Furthermore, the CFS represents a broad cross-section of society – women, LGBT students, students of colour, aboriginal students, and international students from nations oppressed by global imperialism. It seems a little privileged to argue that the CFS, as their representative, should completely ignore their issues and refuse to take positions in support of their rights, especially given what myself and others have seen about the racist nature of our university.

It also seems awkward to complain about the CFS taking stances on issues such as gender when above the authors are complaining that “While quick to pay lip service to marginalized and disenfranchised communities, evidence of actual progress is hardly forthcoming.” The authors decry the CFS for not making progress, then complain about the CFS taking stands on these issues. Do they want this acutal progress or not?

It is also absurd to claim that it is inapproprate to claim that the CFS is adopting campaigns such as Palestinian solidarity. First off, only the CFS-Ontario has a position on Palestine. I wish the national CFS, my provincial wing, or my local student union did, but they don’t (I wrote about this issue a few months ago). Also, CUPE Ontario and CUPW have voted to endorse the BDS movement against Israel – would it be logically consistent for these activists to also call for a decertification of these unions on that basis? Are they opposed to CUPE Ontario and CUPW’s endorsement of the BDS movement as well? Also, as someone who has a bit of experience in the Palestinian solidarity movement, I was under the impression that one of the goals of the BDS movement was to get large organizations to sign on and use their political and economic clout to end apartheid in Israel. It seems absurd to me that any Palestinian solidarity activist would oppose a civil society organization representing hundreds of thousands of students signing on to a BDS campaign. If anything, this only advances the cause and should make genuine Palestinian solidarity activists happy.

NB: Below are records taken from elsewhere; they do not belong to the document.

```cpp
static uint32_t tape_class(const fh::HostTape& t) {
    uint32_t c = __atomic_load_n(&t.op_class, __ATOMIC_ACQUIRE);
    if (c) return c;
    c = 1;
    for (uint64_t w : t.ops) {
        const uint32_t op = FH_W_OP((uint32_t)w);
        if ((op >= FH_SIN && op <= FH_LN) || op == FH_RAND) c |= 2;
        if (op >= FH_SIN && op <= FH_LN) c |= 8;
        if (op >= FH_ADD_RR) {
            const int base = op >= FH_SUB_IR ? (int[]){1, 3, 4, 5, 6, 7}[op - FH_SUB_IR] : (int)((op - FH_ADD_RR) % 12);
            if (base == 4 || base == 6 || base == 7) c |= 2;
            if (base == 4 || base == 7) c |= 8;
            if (base == 7) c |= 4;
        }
    }
    __atomic_store_n(&t.op_class, c, __ATOMIC_RELEASE);
    return c;
}
static bool tape_has_mod(const fh::HostTape& t) { return (tape_class(t) & 4) != 0; }
static bool tape_asm_ok(const fh::HostTape& t) { return (tape_class(t) & 2) == 0; }
static bool tape_is_full(const fh::HostTape& t) { return (tape_class(t) & 8) != 0; }
static uint32_t tape_input_slots(const fhip_tape* tape) {
    uint32_t reads = tape->input_slots.load(std::memory_order_acquire);
    if (reads & 0x80000000u) {
        reads = 0;
        for (uint64_t w : tape->t.ops)
            if (FH_W_OP((uint32_t)w) == FH_INPUT) reads |= 1u << ((uint32_t)(w >> 32) & 31u);
        reads &= 0x7FFFFFFFu;
        tape->input_slots.store(reads, std::memory_order_release);
    }
    return reads;
}
static TapeFacts tape_facts(const fhip_tape* tape) {
    const fh::HostTape& t = tape->t;
    TapeFacts f;
    f.n_ops = t.ops.size(); f.n_regs = t.n_regs; f.n_choices = t.n_choices; f.n_outputs = t.n_outputs;
    f.asm_ok = tape_asm_ok(t); f.is_full = tape_is_full(t); f.has_mod = tape_has_mod(t); f.tiles_t_ok = tape_tiles_t_ok(t);
    f.input_slots = tape_input_slots(tape);
    f.n_groups = (uint32_t)std::min<size_t>(tape->tgroups.size(), FH_MAX_GROUPS);
    for (uint32_t g = 0; g < f.n_groups; g++) f.group[g] = {(uint32_t)tape->tgroups[g].ops.size(), tape->tgroups[g].n_regs, tape->tgroups[g].n_choices};
    f.n_terms = tape->plan.n_terms; f.n_top = (uint32_t)tape->plan.top.size(); f.chain = tape->plan.chain;
    return f;
}

static fhip_status tape_to_device(fhip_ctx* ctx, const fhip_tape* t) {
    std::lock_guard<std::mutex> guard(t->upload_lock);
    (void)hipSetDevice(ctx->device);
    if (t->device >= 0 && t->device != ctx->device) return fail(ctx, FHIP_ERR_UNSUPPORTED, "this tape's device copies belong to another device: build the tape per device");
    if (t->d_ops) return FHIP_OK;
    t->device = ctx->device;
    size_t bytes = (t->t.ops.size() + 16) * 8;
    uint64_t* d = nullptr;
    HIP_TRY(ctx, hipMalloc((void**)&d, bytes));
    HIP_TRY(ctx, hipMemset(d, 0, bytes));
    HIP_TRY(ctx, hipMemcpy(d, t->t.ops.data(), t->t.ops.size() * 8, hipMemcpyHostToDevice));
    t->d_ops = d;
    return FHIP_OK;
}
fhip_status fhip_tape_from_bytecode(fhip_ctx* ctx, const uint32_t* words, size_t n_words, fhip_tape** out) {
    fh::SsaProgram prog;
    std::string err;
    if (!fh::from_bytecode(words, n_words, prog, err)) return fail(ctx, FHIP_ERR_BAD_TAPE, err);
    return finish_tape(ctx, prog, out);
}
fhip_status fhip_tape_from_graph(fhip_ctx* ctx, const fhip_graph* g, const uint32_t* roots, uint32_t n_roots,
                                 fhip_tape** out) {
    fh::SsaProgram prog;
    std::string err;
    std::vector<fh::NodeId> r(roots, roots + n_roots);
    if (!fh::flatten(g->g, r, prog, err)) return fail(ctx, FHIP_ERR_BAD_TAPE, err);
    return finish_tape(ctx, prog, out);
}
void fhip_tape_free(fhip_tape* t) {
    if (!t) return;
    if (t->d_ops) (void)hipFree(t->d_ops);
    if (t->d_top) (void)hipFree(t->d_top);
    if (t->d_chsrc) (void)hipFree(t->d_chsrc);
    if (t->d_links) (void)hipFree(t->d_links);
    if (t->d_ctab) (void)hipFree(t->d_ctab);
    delete t;
}
uint32_t fhip_tape_len(const fhip_tape* t) { return (uint32_t)t->t.ops.size(); }
uint32_t fhip_tape_choice_count(const fhip_tape* t) { return t->t.n_choices; }
uint32_t fhip_tape_reg_count(const fhip_tape* t) { return t->t.n_regs; }
uint32_t fhip_tape_var_count(const fhip_tape* t) { return t->t.n_vars; }
uint32_t fhip_tape_output_count(const fhip_tape* t) { return t->t.n_outputs; }
fhip_status fhip_tape_reg_tape(const fhip_tape* t, uint32_t n_regs, uint32_t* reg_ops, uint32_t cap_ops, uint32_t* words, uint32_t cap_words,
                               uint32_t info[4]) {
    fh::RegTapeOut rt;
    std::string err;
    for (int i = 0; i < 4; i++) info[i] = 0;
    if (!fh::reg_tape(t->t, n_regs, rt, err)) return FHIP_ERR_BAD_TAPE;
    info[0] = (uint32_t)rt.ops.size(); info[1] = rt.slot_count;
    if (reg_ops)
        for (size_t i = 0; i < rt.ops.size() && i < cap_ops; i++) {
            const fh::RegOp& o = rt.ops[rt.ops.size() - 1 - i];
            reg_ops[4 * i] = o.op; reg_ops[4 * i + 1] = o.out; reg_ops[4 * i + 2] = o.a;
            reg_ops[4 * i + 3] = fh_is_rr(o.op) ? (uint32_t)o.b : o.w;
        }
    std::vector<uint32_t> w;
    const bool ok = fh::reg_tape_bytecode(rt, n_regs, w, info[2], info[3]);
    if (!ok) return FHIP_ERR_UNSUPPORTED;
    if (words) for (size_t i = 0; i < w.size() && i < cap_words; i++) words[i] = w[i];
    return FHIP_OK;
}
uint32_t fhip_tape_ops(const fhip_tape* t, uint64_t* ops, uint32_t cap) {
    for (uint32_t i = 0; i < t->t.ops.size() && i < cap; i++) ops[i] = t->t.ops[i];
    return (uint32_t)t->t.ops.size();
}
int fhip_tape_axis_slot(const fhip_tape* t, int axis) { return (axis >= 0 && axis < 3) ? t->t.vars.axis[axis] : -1; }
int fhip_tape_var_slot(const fhip_tape* t, uint64_t index) { return t->t.vars.slot_of(3, index); }

fhip_status fhip_simplify(fhip_ctx* ctx, const fhip_tape* tape, const uint8_t* choices, uint32_t n_choices,
                          fhip_tape** child) {
    const fh::HostTape& p = tape->t;
    if (n_choices != p.n_choices) return fail(ctx, FHIP_ERR_BAD_CHOICE_SLICE, "choice slice length mismatch");
    fhip_tape* t = new fhip_tape();
    if (!simplify_host(p, choices, t->t)) { delete t; return fail(ctx, FHIP_ERR_BAD_CHOICE_SLICE, "Choice::Unknown in trace"); }
    *child = t;
    return FHIP_OK;
}
```

include/fidget_hip_debug.h:

```cpp
#ifndef FIDGET_HIP_DEBUG_H
#define FIDGET_HIP_DEBUG_H
#include "fidget_hip.h"
#ifdef __cplusplus
extern "C" {
#endif

fhip_status fhip_debug_stats(fhip_ctx* ctx, uint64_t out[64]);
fhip_status fhip_debug_leaf_stats(fhip_ctx* ctx, uint64_t out[8]);
uint32_t fhip_debug_tape_links(const fhip_tape* tape, uint64_t* out, uint32_t cap);
uint32_t fhip_debug_tape_chain(const fhip_tape* tape, uint32_t* out, uint32_t cap);
uint32_t fhip_debug_leaves(fhip_ctx* ctx, void* out, uint32_t cap);
fhip_status fhip_debug_probe(fhip_ctx* ctx, float* out);
uint64_t fhip_debug_lane_frames(const fhip_ctx* ctx);
uint64_t fhip_debug_rare_frames(const fhip_ctx* ctx);
int fhip_debug_lane_tune(const fhip_ctx* ctx, float ms[3], int* lanes);
fhip_status fhip_debug_trans_probe(fhip_ctx* ctx, uint32_t copy, uint32_t fn, uint32_t first, uint64_t n, uint64_t out[2]);
uint32_t fhip_debug_arena(fhip_ctx* ctx, uint32_t off, uint32_t n, uint64_t* out);
fhip_status fhip_debug_bound_tape(fhip_ctx* ctx, const fhip_tape* tape, const int32_t* axis_slots, const uint64_t* keys, const float* vals,
                                  uint32_t n, fhip_tape** out);
fhip_status fhip_debug_bench(fhip_ctx* ctx, const fhip_tape* tape, uint32_t n_waves, uint32_t reps, int variant,
                             double* ms);

fhip_status fhip_debug_ubench(fhip_ctx* ctx, uint32_t test, uint32_t iters, uint32_t n_waves, float* out);
fhip_status fhip_debug_math_sweep(fhip_ctx* ctx, int op, uint32_t first, uint32_t stride, uint64_t n, const float* ref, uint64_t out[4]);
uint32_t fhip_debug_groups(fhip_ctx* ctx, int kind, uint32_t index, void* out, uint32_t cap, uint32_t counts[2]);

void fhip_debug_walk_dual(const uint32_t* cells, uint64_t n_cells, const uint32_t* root, const float* verts, uint64_t n_verts, int parallel,
                          uint64_t counts[2], uint64_t* tris, float* verts_out);
fhip_status fhip_debug_stl_pack(fhip_ctx* ctx, const float* verts, uint64_t n_verts, const uint64_t* tris, uint64_t n_tris, void* out);

#ifdef __cplusplus
}
#endif
#endif
```

Baseline: 9.759 million Mvoxel/s.

## Record lane kernel launches and replay them as HIP graphs

Adds a launch-list recorder for frame-lane contexts. Kernel launches are captured into a list instead of being issued one by one, and each flush compares the list to the previous one and builds, replays or updates a HIP graph according to a streak policy, falling back to direct launches when the list changes too much. The goal is to cut per-kernel host launch overhead in the repeated render frames. The cost is graph build and compare work on the host, plus extra complexity; the probe option is also folded into a stats bit and lane tuning skips more frames.

```diff
diff --git a/fidget_amd/__init__.py b/fidget_amd/__init__.py
--- a/fidget_amd/__init__.py
+++ b/fidget_amd/__init__.py
@@ -10,7 +10,7 @@
 _HERE = os.path.dirname(os.path.abspath(__file__))
 _CSRC = os.path.join(_HERE, "csrc")
 LIB_PATH = os.environ.get("FHIP_LIB") or os.path.join(_CSRC, "libfidget_hip.so")
-_SOURCES = ["capi.hip", "capi_core.hpp", "capi_context.hpp", "capi_tapes.hpp", "capi_eval.hpp", "capi_render.hpp", "frame_plan.hpp", "frame_schedule.hpp", "capi_effects.hpp", "capi_mesh.hpp", "capi_debug.hpp", "capi_solve.hpp", "solve.hip", "solve_lm.hpp", "kernels.hip", "prune2.hip", "effects.hip", "mesh.hip", "mesh_qef.hpp", "mesh_collapse.hpp", "mesh_edges.hpp", "mesh_walk.hpp", "mesh_split.hpp", "mesh_vox.hpp", "mesh_cc.hpp", "mesh_edt.hpp", "edt.hip", "capi_edt.hpp", "mesh_vmesh.hpp", "vmesh.hip", "capi_vmesh.hpp", "contour/contour.hpp", "host_mesh.hpp", "dev_ops.hpp", "host_graph.hpp", "host_regtape.hpp", "render_state.h", "tape_format.h",
+_SOURCES = ["capi.hip", "capi_core.hpp", "capi_context.hpp", "capi_tapes.hpp", "capi_eval.hpp", "capi_render.hpp", "frame_plan.hpp", "launch_list.hpp", "frame_schedule.hpp", "capi_effects.hpp", "capi_mesh.hpp", "capi_debug.hpp", "capi_solve.hpp", "solve.hip", "solve_lm.hpp", "kernels.hip", "prune2.hip", "effects.hip", "mesh.hip", "mesh_qef.hpp", "mesh_collapse.hpp", "mesh_edges.hpp", "mesh_walk.hpp", "mesh_split.hpp", "mesh_vox.hpp", "mesh_cc.hpp", "mesh_edt.hpp", "edt.hip", "capi_edt.hpp", "mesh_vmesh.hpp", "vmesh.hip", "capi_vmesh.hpp", "contour/contour.hpp", "host_mesh.hpp", "dev_ops.hpp", "host_graph.hpp", "host_regtape.hpp", "render_state.h", "tape_format.h",
             "gen_interp.py", "gen_tiles.py", "gen_tilesv.py", "gen_normals.py", "gen_prune.py", "gen_ubench.py", "gen_trans.py", "trans_funcs.hip", "trans_libm.hpp", "offsets.cpp", "../../include/fidget_hip.h",
             "../../include/fidget_hip_debug.h"]
 
@@ -44,7 +44,7 @@
     "fhip_profile_enable", "fhip_profile_read", "fhip_profile_read_kernels", "fhip_render_counters", "fhip_graph_new", "fhip_graph_free",
     "fhip_graph_len", "fhip_graph_var", "fhip_graph_constant", "fhip_graph_unary", "fhip_graph_binary",
     "fhip_graph_from_text", "fhip_tape_from_graph", "fhip_tape_axis_slot", "fhip_tape_var_slot",
-    "fhip_screen_to_world", "fhip_debug_groups", "fhip_debug_ubench", "fhip_debug_math_sweep", "fhip_debug_stats", "fhip_debug_leaf_stats", "fhip_debug_tape_links", "fhip_debug_tape_chain", "fhip_debug_bench", "fhip_debug_leaves", "fhip_debug_arena", "fhip_debug_probe", "fhip_debug_trans_probe", "fhip_debug_bound_tape", "fhip_debug_lane_frames", "fhip_debug_rare_frames", "fhip_debug_lane_tune", "fhip_debug_walk_dual", "fhip_debug_stl_pack", "fhip_tape_group_count", "fhip_tape_group_op",
+    "fhip_screen_to_world", "fhip_debug_groups", "fhip_debug_ubench", "fhip_debug_math_sweep", "fhip_debug_stats", "fhip_debug_leaf_stats", "fhip_debug_tape_links", "fhip_debug_tape_chain", "fhip_debug_bench", "fhip_debug_leaves", "fhip_debug_arena", "fhip_debug_probe", "fhip_debug_trans_probe", "fhip_debug_bound_tape", "fhip_debug_lane_frames", "fhip_debug_lane_graph", "fhip_debug_rare_frames", "fhip_debug_lane_tune", "fhip_debug_walk_dual", "fhip_debug_stl_pack", "fhip_tape_group_count", "fhip_tape_group_op",
     "fhip_tape_group", "fhip_tape_term_plan", "fhip_tape_term_group", "fhip_tape_term_tree", "fhip_tape_term_choice_src",
 ]
 
@@ -186,6 +186,7 @@
             "fhip_debug_math_sweep": (i32, [vp, i32, u32, u32, u64, vp, vp]),
             "fhip_debug_trans_probe": (i32, [vp, u32, u32, u32, u64, vp]),
             "fhip_debug_lane_frames": (u64, [vp]),
+            "fhip_debug_lane_graph": (None, [vp, vp]),
             "fhip_debug_rare_frames": (u64, [vp]),
             "fhip_debug_lane_tune": (i32, [vp, vp, vp]),
             "fhip_debug_bound_tape": (i32, [vp, vp, vp, vp, vp, u32, C.POINTER(vp)]),
@@ -254,6 +255,11 @@
 
     def lane_frames(self):
         return int(lib().fhip_debug_lane_frames(self._h))
+
+    def lane_graph(self):
+        out = (C.c_uint64 * 4)()
+        lib().fhip_debug_lane_graph(self._h, out)
+        return {"built": int(out[0]), "replayed": int(out[1]), "updated": int(out[2]), "eager": int(out[3])}
 
     def rare_frames(self):
         return int(lib().fhip_debug_rare_frames(self._h))
diff --git a/fidget_amd/csrc/capi.hip b/fidget_amd/csrc/capi.hip
--- a/fidget_amd/csrc/capi.hip
+++ b/fidget_amd/csrc/capi.hip
@@ -24,6 +24,7 @@
 #include "solve.hip"
 #include "host_mesh.hpp"
 #include "frame_schedule.hpp"
+#include "launch_list.hpp"
 
 #include "capi_core.hpp"
 
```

Finally, to address the notion that these “matters of urgent importance to all students” are going untouched, that is flat out wrong. It is the absolute height of absurdity to claim that the tuition issue has gone untouched when it is pretty much the biggest thing the CFS has done last year, and the CFS has been routinely and unfairly criticized for focusing too much on tuition. Has the writer of this document ever seen this?

Some people may say that any “other” issues should be ignored until such time as the CFS has won on all the “core student issues”, but when you are a large civil society organization like a student union or a labour union, solidarity and coalition building is not something you maybe get around to at some point when everything is peachy, it is something that you make time for. If we all decided to stop doing solidarity work until we’ve sorted out our own issues, no solidarity work would ever get done.

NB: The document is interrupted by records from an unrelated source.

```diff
@@ -350,7 +354,7 @@
   lds_i64 *s_part = (lds_i64 *)(s_base + NCH * 4);
   lds_int *s_misc = (lds_int *)(s_part + 4);
   static_assert(((CSTAGE / 2 + CSTAGE) * 4) % 16 == 0 && ((CSTAGE / 2 + CSTAGE + 5 * CHITS + 2 * NCH * 4) * 4) % 8 == 0, "alignment of s_hit / s_part");
-  static_assert((CSTAGE / 2 + CSTAGE + 5 * CHITS + 2 * NCH * 4 + 8 + 16) * 4 <= 19712, "fits the blur's window");
+  static_assert((CSTAGE / 2 + CSTAGE + 5 * CHITS + 2 * NCH * 4 + 8 + 24) * 4 <= 19712, "fits the blur's window");
   const int lane = (int)__builtin_amdgcn_mbcnt_hi(~0u, __builtin_amdgcn_mbcnt_lo(~0u, 0u));
   const int tid = wave * 64 + lane;
   DIB_CSTAMP(0);
@@ -360,6 +364,7 @@
       st64<true>(early + lane * STEP_REC_WORDS, (s0.y & 0xffffu) | (unsigned)tab[HDR_NSEGS] << 16, tag);
       st64<true>(early + lane * STEP_REC_WORDS + 2, s0.z << 16 | (s0.w & 0xffffu), tag);
     }
+    sig();
     return;
   }
   const uint4 *p4 = reinterpret_cast<const uint4 *>(psf);
@@ -367,6 +372,7 @@
 #pragma unroll
   for (int i = 0; i < NCH; ++i) q[i] = p4[i * 256 + tid];
   if (tid < 16) s_misc[tid] = (tid < 2 || tid > 5) ? 0 : ((tid & 1) ? -1 : K);
+  if (EARLY && tid >= 16 && tid < 24) s_misc[tid] = tid > 19 ? 0 : ((tid & 1) ? -1 : K);
   __syncthreads();
   auto nzmask = [](const uint4 &v) -> unsigned {
     unsigned b = 0;
@@ -382,6 +388,9 @@
   };
   const int normalize = flags & COMPACT_NORMALIZE;
   unsigned long long bits = 0;
+  auto odd_pair = [](unsigned x) -> unsigned {
+    return (((x & 0x7fffu) != 0 && (x & 0xffffu) >= 0x7c00u) || ((x & 0x7fff0000u) != 0 && x >= 0x7c000000u)) ? 1u : 0u;
+  };
   {
 #pragma unroll
     for (int i = 0; i < NCH; ++i) {
@@ -394,6 +403,13 @@
         if (b) {
           const int slot = __hip_atomic_fetch_add(&s_misc[6], 1, __ATOMIC_RELAXED, __HIP_MEMORY_SCOPE_WORKGROUP);
           if (slot < CHITS) { s_hit[slot] = lds_vec4{q[i].x, q[i].y, q[i].z, q[i].w}; s_hmeta[slot] = b | (unsigned)(incl - c) << 8 | (unsigned)tid << 18 | (unsigned)i << 26; }
+          if constexpr (EARLY) {
+            const int r = i * 16 + (tid >> 4), c0 = (tid & 15) * 8;
+            __hip_atomic_fetch_min(&s_misc[16], r, __ATOMIC_RELAXED, __HIP_MEMORY_SCOPE_WORKGROUP); __hip_atomic_fetch_max(&s_misc[17], r, __ATOMIC_RELAXED, __HIP_MEMORY_SCOPE_WORKGROUP);
+            __hip_atomic_fetch_min(&s_misc[18], c0 + __builtin_ctz(b), __ATOMIC_RELAXED, __HIP_MEMORY_SCOPE_WORKGROUP);
+            __hip_atomic_fetch_max(&s_misc[19], c0 + 31 - __builtin_clz(b), __ATOMIC_RELAXED, __HIP_MEMORY_SCOPE_WORKGROUP);
+            if (odd_pair(q[i].x) | odd_pair(q[i].y) | odd_pair(q[i].z) | odd_pair(q[i].w)) __hip_atomic_fetch_or(&s_misc[20], 1, __ATOMIC_RELAXED, __HIP_MEMORY_SCOPE_WORKGROUP);
+          }
         }
       }
       if (lane == 63) s_tot[i * 4 + wave] = incl;
@@ -406,6 +422,12 @@
   const int n_raw = __builtin_amdgcn_readlane(tincl, NCH * 4 - 1);
   const int nhits = s_misc[6];
   bool ok = n_raw <= CSTAGE && nhits <= CHITS;
+  if (EARLY && (DIB_STEP_VARIANT & 1) && wave == 0 && ok && n_raw > 0 && normalize && !(flags & (COMPACT_NO_SEGMENTS | COMPACT_LARGE_WINDOW))) {
+    const int r0 = s_misc[16], r1 = s_misc[17], c0 = s_misc[18], c1 = s_misc[19];
+    if (r1 - r0 <= SEG_ROWS && c1 - c0 <= SEG_COLS && s_misc[20] == 0 && lane < STEP_REPLICAS)
+      st64<true>(early + lane * STEP_REC_WORDS + 4, (unsigned)((r0 << 8 | r1) << 16 | c0 << 8 | c1), tag);
+    DIB_CSTAMP(5);
+  }
   if (ok) {
     if (lane < NCH * 4) s_base[lane] = tincl - tv;
     for (int h = tid; h < nhits; h += 256) {
@@ -487,6 +509,7 @@
     ntaps = n_raw;
     unsigned *ltaps = reinterpret_cast<unsigned *>(tab + table_ltaps_off(K));
     unsigned *ltaps_q = reinterpret_cast<unsigned *>(tab + table_ltaps_q_off(K));
+    char *taps = reinterpret_cast<char *>(tab + table_taps_off(K));
     if (s_misc[0]) {
       if (wave == 0) {
         int out = 0;
@@ -517,18 +540,31 @@
       for (int j = tid; j < ntaps; j += 256) {
         const unsigned rc = s_rc[j], wj = s_wb[j] & 0xffffu, info = s_sinfo[s_seg[j]];
         const int dr = (int)(info >> 8) - (int)(rc >> 8), dc = (int)(info & 255) - (int)(rc & 255);
-        st32<WT>(ltaps + j, (unsigned)((dr * WIN_PITCH + dc) * 8) | (wj << 16));
+        if constexpr (!Sig::active) st32<WT>(ltaps + j, (unsigned)((dr * WIN_PITCH + dc) * 8) | (wj << 16));
         st32<WT>(ltaps_q + j, (unsigned)((dr * qpitch + dc) * 8) | (wj << 16));
       }
-      if (tid < 8) { st32<WT>(ltaps + ntaps + tid, 0u); st32<WT>(ltaps_q + ntaps + tid, 0u); }
-    }
-    char *taps = reinterpret_cast<char *>(tab + table_taps_off(K));
+      if (tid < 8) { if constexpr (!Sig::active) st32<WT>(ltaps + ntaps + tid, 0u); st32<WT>(ltaps_q + ntaps + tid, 0u); }
+    }
+    if (tid == 64) {
+      st32<WT>(tab + HDR_CMAX, (unsigned)s_misc[5]);
+      st32<WT>(tab + HDR_K, (unsigned)(K | ((flags & COMPACT_LARGE_WINDOW) ? 1 << 16 : 0))); st32<WT>(tab + HDR_SUM, E::bits(total));
+    }
+    if constexpr (Sig::active) {
+      sig();
+      if (s_misc[0] == 0 && !(flags & COMPACT_NO_SEGMENTS)) {
+        for (int j = tid; j < ntaps; j += 256) {
+          const unsigned rc = s_rc[j], wj = s_wb[j] & 0xffffu, info = s_sinfo[s_seg[j]];
+          const int dr = (int)(info >> 8) - (int)(rc >> 8), dc = (int)(info & 255) - (int)(rc & 255);
+          st32<WT>(ltaps + j, (unsigned)((dr * WIN_PITCH + dc) * 8) | (wj << 16));
+        }
+        if (tid < 8) st32<WT>(ltaps + ntaps + tid, 0u);
+      }
+    }
     for (int j = tid; j < ntaps; j += 256) st64<WT>(taps + 8 * (size_t)j, (unsigned)s_rc[j], s_wb[j]);
     if (tid == 64) {
       st32<WT>(tab + HDR_NTAPS, (unsigned)ntaps);
       st32<WT>(tab + HDR_RMIN, (unsigned)(ntaps ? (s_rc[0] >> 8) : K)); st32<WT>(tab + HDR_RMAX, (unsigned)(ntaps ? (s_rc[ntaps - 1] >> 8) : -1));
-      st32<WT>(tab + HDR_CMIN, (unsigned)s_misc[4]); st32<WT>(tab + HDR_CMAX, (unsigned)s_misc[5]);
-      st32<WT>(tab + HDR_K, (unsigned)(K | ((flags & COMPACT_LARGE_WINDOW) ? 1 << 16 : 0))); st32<WT>(tab + HDR_SUM, E::bits(total));
+      st32<WT>(tab + HDR_CMIN, (unsigned)s_misc[4]);
     }
     DIB_CSTAMP(4);
     return;
@@ -619,6 +655,7 @@
     __syncthreads();
   }
   if (wave == 0 && !(flags & COMPACT_NO_SEGMENTS)) { segment_taps<WT, CSTAGE, true>(tab, K, flags, ntaps, s_rc, s_wb, lane, s_misc + 8); publish_first(); }
+  sig();
 #undef DIB_CSTAMP
 }
 
```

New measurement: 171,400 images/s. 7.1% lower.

All in all, the CFS is far from perfect and I am sympathetic to genuine left critiques of the organization. And I am very intrigued by radical student federations such as ASSÈ in Quebec. But all that aside, I think we’re better off with the CFS than without. If you’re going to convince me that opposition to the CFS is a left position, you’re going to need a lot more than recycled Tiny Tory talking points and a rejection of any sort of solidarity campaigns.

Brian Latour is a student, activist, and student activist living in Winnipeg.